For the string "threadIdx", report how many lines in the records below contain it, and nothing more.
═════ Recorded information
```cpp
template <uint32_t F>
__device__ __forceinline__ void query_body(const QueryParams &qp) {
  extern __shared__ __attribute__((aligned(16))) unsigned char smem[];
  const SceneDev &sc = qp.sc;
  const LaunchCfg &lc = qp.lc;
  const BvhNode *s_nodes = reinterpret_cast<const BvhNode *>(smem + lc.nodes_off);
  int *wl = nullptr;
  if (F & F_BVH)
    wl = reinterpret_cast<int *>(smem + lc.mesh_off) + __builtin_amdgcn_readfirstlane((int)(threadIdx.x >> 6)) * kMeshWaveWords;
  const float4 *s_pairs = nullptr;
  if ((F & F_TRIS) && lc.pairs_off >= 0) {
    s_pairs = reinterpret_cast<const float4 *>(smem + lc.pairs_off);
    const uint32_t *src = reinterpret_cast<const uint32_t *>(sc.pair_pts);
    uint32_t *dst = reinterpret_cast<uint32_t *>(smem + lc.pairs_off);
    for (int w = threadIdx.x; w < sc.n_pairs * 16; w += blockDim.x) dst[w] = src[w];
  }
  int *ll = nullptr;
  if ((F & (F_TRIS | F_SGROUP)) && lc.list_off >= 0)
    ll = reinterpret_cast<int *>(smem + lc.list_off) + __builtin_amdgcn_readfirstlane((int)(threadIdx.x >> 6)) * kListWaveWords(F);
  uint16_t *cands = nullptr;
  if ((F & F_SGROUP) && lc.cand_off >= 0)
    cands = reinterpret_cast<uint16_t *>(smem + lc.cand_off) +
            __builtin_amdgcn_readfirstlane((int)(threadIdx.x >> 6)) * (64 * kSphCand + 128);
  if ((F & F_BVH) && lc.lds_nodes > 0) {
    const uint32_t *src = reinterpret_cast<const uint32_t *>(sc.nodes);
    uint32_t *dst = reinterpret_cast<uint32_t *>(smem + lc.nodes_off);
    for (int w = threadIdx.x; w < lc.lds_nodes * 8; w += blockDim.x) dst[w] = src[w];
  }
  const int *s_paths = reinterpret_cast<const int *>(smem + lc.paths_off);
  if ((F & F_BVH) && lc.lds_paths > 0) {
    int *dst = reinterpret_cast<int *>(smem + lc.paths_off);
    for (int w = threadIdx.x; w < lc.lds_paths; w += blockDim.x) dst[w] = sc.leaf_paths[w];
  }
  unsigned long long *abandoned = qp.abandoned;
  if (abandoned == nullptr) abandoned = reinterpret_cast<unsigned long long *>(smem + qp.dummy_off);
  __syncthreads();
#ifdef RTMI_STATS
  MeshStats st{};
#endif

  const int lane = (int)(threadIdx.x & 63u);
  const int64_t wave = (int64_t)blockIdx.x * (blockDim.x >> 6) + (threadIdx.x >> 6);
  const int64_t stride = (int64_t)gridDim.x * (blockDim.x >> 6) * 64;
  const bool all_lanes_in = (F & F_BVH) || ((F & F_TRIS) && ll != nullptr && sc.n_pairs >= kCullMinPairs) ||
                            ((F & F_SGROUP) && cands != nullptr);
  for (int64_t base = wave * 64; base < qp.n; base += stride) {
    const int64_t i = base + lane;
    V3 o = splat(0.f), d = mk(0.f, 0.f, 1.f);
    bool live = false;
    if (i < qp.n) {
      const V3 ro = mk(qp.origins[i * 3], qp.origins[i * 3 + 1], qp.origins[i * 3 + 2]);
      const V3 rd = mk(qp.dirs[i * 3], qp.dirs[i * 3 + 1], qp.dirs[i * 3 + 2]);
      live = finite3(ro) && finite3(rd) && (rd.x != 0.f || rd.y != 0.f || rd.z != 0.f);
      if (live) o = ro, d = rd;
    }
    d = unit3_rn(d);
    if (live && !(finite3(d) && (d.x != 0.f || d.y != 0.f || d.z != 0.f))) {
      live = false;
      o = splat(0.f), d = mk(0.f, 0.f, 1.f);
    }
    Hit h = {};
    if (all_lanes_in)
      h = closest_hit<F>(sc, s_nodes, lc.lds_nodes, s_paths, lc.lds_paths, s_pairs, ll, cands, wl, abandoned, o, d, live, false
#ifdef RTMI_STATS
                         , st
#endif
      );
    else if (live)
      h = closest_hit<F>(sc, s_nodes, 0, s_paths, 0, s_pairs, nullptr, nullptr, nullptr, nullptr, o, d, true, false
#ifdef RTMI_STATS
                         , st
#endif
      );
#ifdef RTMI_CHECK_MARGINS
    {
      Hit h2 = {};
      if (all_lanes_in)
        h2 = closest_hit<F>(sc, s_nodes, 0, s_paths, 0, nullptr, nullptr, nullptr, nullptr, nullptr, o, d, live, false
#ifdef RTMI_STATS
                            , st
#endif
        );
      else if (live)
        h2 = closest_hit<F>(sc, s_nodes, 0, s_paths, 0, nullptr, nullptr, nullptr, nullptr, nullptr, o, d, true, false
#ifdef RTMI_STATS
                            , st
#endif
        );
      const bool differs = live && (h2.ok != h.ok || (h.ok && (__float_as_uint(h2.t) != __float_as_uint(h.t) || h2.win != h.win ||
                                                             ((F & F_BVH) && h2.aux != h.aux))));
      const unsigned long long na = __builtin_amdgcn_ballot_w64(live), nd = __builtin_amdgcn_ballot_w64(differs);
      if (lane == 0 && qp.check != nullptr) {
        if (na) atomicAdd(&qp.check[0], (unsigned long long)__popcll(na));
        if (nd) atomicAdd(&qp.check[1], (unsigned long long)__popcll(nd));
      }
    }
#endif
    if (i < qp.n) {
      if (!live) h.ok = false;
      QueryHit r = resolve_hit<F>(sc, qp.qd, h, o, d);
      if (r.kind != QHIT_NONE && qp.t_max != nullptr && !(r.t <= qp.t_max[i])) {
        r.t = INFINITY, r.u = 0.f, r.v = 0.f, r.n = splat(0.f);
        r.mat = -1, r.kind = QHIT_NONE, r.entry = -1, r.element = 0;
      }
      int4 *out = reinterpret_cast<int4 *>(qp.hits + i * 12);
      out[0] = make_int4(__float_as_int(r.t), __float_as_int(r.u), __float_as_int(r.v), __float_as_int(r.n.x));
      out[1] = make_int4(__float_as_int(r.n.y), __float_as_int(r.n.z), r.mat, r.kind);
      out[2] = make_int4(r.entry, r.element, 0, 0);
    }
  }
}
```

### ray-tracing-cuda_amd/csrc/render_body.h

```cpp
#pragma once

struct LaunchCfg {
  int32_t lds_mats;
  int32_t wide_ids;
  int32_t stack_off;
  int32_t nodes_off;
  int32_t lds_nodes;
  int32_t mesh_off;
  int32_t exclusive;
  int32_t pairs_off;
  int32_t list_off;
  int32_t paths_off;
  int32_t lds_paths;
  int32_t threads;
  int32_t nrm_off;
  int32_t probe_spp;
  int32_t promote;
  int32_t cand_off;
  const uint32_t *tile_order;
  uint32_t *visit_counts;
  const uint32_t *head_list;
  const uint32_t *probe_marks;
  const uint32_t *sparse_items;
  int32_t sparse_stride;
// ... 47 lines not shown
      __hip_atomic_store(rowp + 14, simd + 1u, __ATOMIC_RELAXED, __HIP_MEMORY_SCOPE_AGENT);
    } else {
      while ((simd = __hip_atomic_load(rowp + 14, __ATOMIC_RELAXED, __HIP_MEMORY_SCOPE_AGENT)) == 0u) __builtin_amdgcn_s_sleep(2);
      simd -= 1u;
    }
  }
  round = (uint32_t)__builtin_amdgcn_readfirstlane((int)round), simd = (uint32_t)__builtin_amdgcn_readfirstlane((int)simd);
  return (round < (uint32_t)plan_rounds && simd < (uint32_t)plan_simds) ? (int)(round * (uint32_t)plan_simds + simd) : -1;
}
__device__ __forceinline__ void wave_priority_leave(uint32_t *tab) {
  const uint32_t hw = __builtin_amdgcn_s_getreg(0xF804), xcc = __builtin_amdgcn_s_getreg(0xF814);
  const uint32_t row = ((xcc & 15u) << 10) | (((hw >> 8) & 0xffu) << 2) | ((hw >> 4) & 3u);
  if ((threadIdx.x & 63u) == 0u && (hw & 15u) < 12u)
    __hip_atomic_store(tab + row * 16u + (hw & 15u), 0u, __ATOMIC_RELAXED, __HIP_MEMORY_SCOPE_AGENT);
}

__device__ __forceinline__ bool finite3(V3 v) {
  return __builtin_isfinite(v.x) && __builtin_isfinite(v.y) && __builtin_isfinite(v.z);
}

struct RenderParams {
  SceneDev sc;
  FrameDev fr;
  LaunchCfg lc;
  uint32_t *states;
  float *out;
  uint32_t *ray_counts;
  unsigned long long *counters;
};
struct RayBufs {
  const float *origins, *dirs;
};
struct BudgetBufs {
  const uint32_t *budget;
  float *sq;
  uint32_t *samples;
};
struct CallExtras {
  union {
    RayBufs rays;
    BudgetBufs px;
  };
  int32_t tex_layers;
  FeatureBufs feat;
};
struct CallParams {
  RenderParams rp;
  CallExtras ex;
};
template <class P>
__device__ __forceinline__ const P &in_constant(const P *p) {
  return *(const P *)(const RT_CONSTANT P *)(uintptr_t)p;
}
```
══════════
**Written solution:** 9